Anyway, got it to work fairly efficiently with an SQL like:

Code:
SELECT 
    sindex.campaign_id AS campaign_id,
    location.country AS country,
    (SUM(IF(MONTH(sindex.stats_date)=9 AND YEAR(sindex.stats_date) = 2012, traffic.views_raw, 0)) - SUM(IF(MONTH(sindex.stats_date)=8 AND YEAR(sindex.stats_date) = 2012, traffic.views_raw, 0))) AS views_raw,
    (SUM(IF(MONTH(sindex.stats_date)=9 AND YEAR(sindex.stats_date) = 2012, traffic.views_unique, 0)) - SUM(IF(MONTH(sindex.stats_date)=8 AND YEAR(sindex.stats_date) = 2012, traffic.views_unique, 0))) AS views_unique,
    (SUM(IF(MONTH(sindex.stats_date)=9 AND YEAR(sindex.stats_date) = 2012, traffic.visitors, 0)) - SUM(IF(MONTH(sindex.stats_date)=8 AND YEAR(sindex.stats_date) = 2012, traffic.visitors, 0))) AS visitors,
    (SUM(IF(MONTH(sindex.stats_date)=9 AND YEAR(sindex.stats_date) = 2012, traffic.conversions, 0)) - SUM(IF(MONTH(sindex.stats_date)=8 AND YEAR(sindex.stats_date) = 2012, traffic.conversions, 0))) AS conversions,
    (SUM(IF(MONTH(sindex.stats_date)=9 AND YEAR(sindex.stats_date) = 2012, traffic.revenue, 0)) - SUM(IF(MONTH(sindex.stats_date)=8 AND YEAR(sindex.stats_date) = 2012, traffic.revenue, 0))) AS revenue,
    (SUM(IF(MONTH(sindex.stats_date)=9 AND YEAR(sindex.stats_date) = 2012, traffic.expense, 0)) - SUM(IF(MONTH(sindex.stats_date)=8 AND YEAR(sindex.stats_date) = 2012, traffic.expense, 0))) AS expense,
    ((SUM(IF(MONTH(sindex.stats_date)=9 AND YEAR(sindex.stats_date) = 2012, traffic.revenue, 0)) - SUM(IF(MONTH(sindex.stats_date)=8 AND YEAR(sindex.stats_date) = 2012, traffic.revenue, 0))) - (SUM(IF(MONTH(sindex.stats_date)=9 AND YEAR(sindex.stats_date) = 2012, traffic.expense, 0)) - SUM(IF(MONTH(sindex.stats_date)=8 AND YEAR(sindex.stats_date) = 2012, traffic.expense, 0)))) AS profit
FROM xtrack_matrix_traffic AS traffic, xtrack_matrix_index AS sindex, xtrack_location_index AS location 
WHERE traffic.index_id = sindex.id AND sindex.location_id = location.id GROUP BY campaign_id, country
Seems to push out the raw data like I need, but still uncertain on it. There's only 500k records right now, and I need this to support a bare minimum of 50 million, so we'll see what happens when I increase the database size. That, and this is still just a fairly basic example of what I truly need, so I'm not sure if it'll work.

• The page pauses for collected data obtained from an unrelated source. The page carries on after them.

@@ -1326,8 +1355,24 @@
 int launch_mfma(const AttnParams& p, int dtype, hipStream_t st, int waves = NW) {
     const int tiles = CAUSAL ? (p.rows + 15) / 16 : 1;
     const dim3 grid((unsigned)p.max_splits, (unsigned)(p.hkv * tiles), (unsigned)p.b);
+    bool one = false;
+    if constexpr (!LA && PF == 1 && !CAUSAL) {
+        const char* sw = getenv("ZL_ATTN_ONE_CHUNK");
+        one = p.split_len == 32 * NW && waves == NW && !(sw && sw[0] == '0');
+    }
+    if (p.len_q > 0xffff || p.n_rep > 0xffff) return ZL_ELIMIT;
+    const unsigned split_bshd = ((unsigned)p.split_len << 1) | (p.bshd ? 1u : 0u), lenq_nrep = ((unsigned)p.len_q << 16) | (unsigned)p.n_rep;
+    const void* vis = MASKED ? (const void*)p.mask : (const void*)p.valid_lens;
     return by_dtype(dtype, [&](auto dt) {
-        hipLaunchKernelGGL((k_decode_attn_mfma<decltype(dt)::value, NW, LA, PF, MASKED, CAUSAL>), grid, dim3(64 * waves), 0, st, p);
+        if constexpr (!LA && PF == 1 && !CAUSAL) {
+            if (one) {
+                hipLaunchKernelGGL((k_decode_attn_mfma<decltype(dt)::value, NW, LA, PF, MASKED, CAUSAL, true>), grid, dim3(64 * waves), 0, st, p.q,
+                                   p.buf_lens, p.k_bufs, p.v_bufs, vis, split_bshd, p.hkv, lenq_nrep, p);
+                return zl_launch_status();
+            }
+        }
+        hipLaunchKernelGGL((k_decode_attn_mfma<decltype(dt)::value, NW, LA, PF, MASKED, CAUSAL>), grid, dim3(64 * waves), 0, st, p.q, p.buf_lens,
+                           p.k_bufs, p.v_bufs, vis, split_bshd, p.hkv, lenq_nrep, p);
         return zl_launch_status();
     });
 }
diff --git a/zhilight_amd/csrc/dense_gemv.hip b/zhilight_amd/csrc/dense_gemv.hip
--- a/zhilight_amd/csrc/dense_gemv.hip
+++ b/zhilight_amd/csrc/dense_gemv.hip
@@ -39,19 +39,21 @@
 }
 
 template <int DT, int MT>
-__global__ __launch_bounds__(256) void k_dense_gemv(const DenseParams p) {
+__global__ __launch_bounds__(256) void k_dense_gemv(const uint16_t* hw, const uint16_t* hx, const uint16_t* hnorm_w, const int64_t hldx, const int hk,
+                                                    const int hn, const int hrows_per_wave, const int hloads_per_row, const int hm, const int hkp,
+                                                    const DenseParams p) {
     extern __shared__ __attribute__((aligned(16))) unsigned char smem[];
     uint16_t* xs = reinterpret_cast<uint16_t*>(smem);
-    float* red = reinterpret_cast<float*>(smem + (size_t)MT * p.kp * 2);
+    float* red = reinterpret_cast<float*>(smem + (size_t)MT * hkp * 2);
 
     const int lane = threadIdx.x & 63;
     const int wave = __builtin_amdgcn_readfirstlane(threadIdx.x >> 6);
     const int m0 = blockIdx.y * MT;
-    const int L = p.loads_per_row;
+    const int L = hloads_per_row;
     const int gw = blockIdx.x * 4 + wave;
-    const int row0 = gw * p.rows_per_wave;
-    int nrows = p.n - row0;
-    nrows = nrows < 0 ? 0 : (nrows > p.rows_per_wave ? p.rows_per_wave : nrows);
+    const int row0 = gw * hrows_per_wave;
+    int nrows = hn - row0;
+    nrows = nrows < 0 ? 0 : (nrows > hrows_per_wave ? hrows_per_wave : nrows);
     const int total = nrows * L;
 
     uint4 wq[kRing];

There's still several more dimensions of this data that need to get filtered through, and that's where my issue is. I'm certain there's a better way to sift through all this data than what I'm doing, but I just don't know about that methodology yet.

Anyway, whatever. Will keep punching away, and get 'er figured. Thanks for all the help guys!
 
Nah, already got it figured, but thanks. I decided to go against standard design principles, and moved a dimension (date) over to the fact tables. Not supposed to do that, but fuck it, worked great!

Not supposed to put dimensions in fact tables, but at the same time, not supposed to have almost as many dimensions as fact rows, so this worked. Before it was creating a whole new set of dimensions for every day, whereas now it doesn't. Now the # of dimension rows are much smaller, and fact tables are much larger, which is how an OLAP setup is supposed to be. Mondrian seems to like it quite a bit more too, as the queries are much faster now.

Then just continued tweaking the code that compiled the aggregate data to make it as efficient as possible. Thanks anyway though!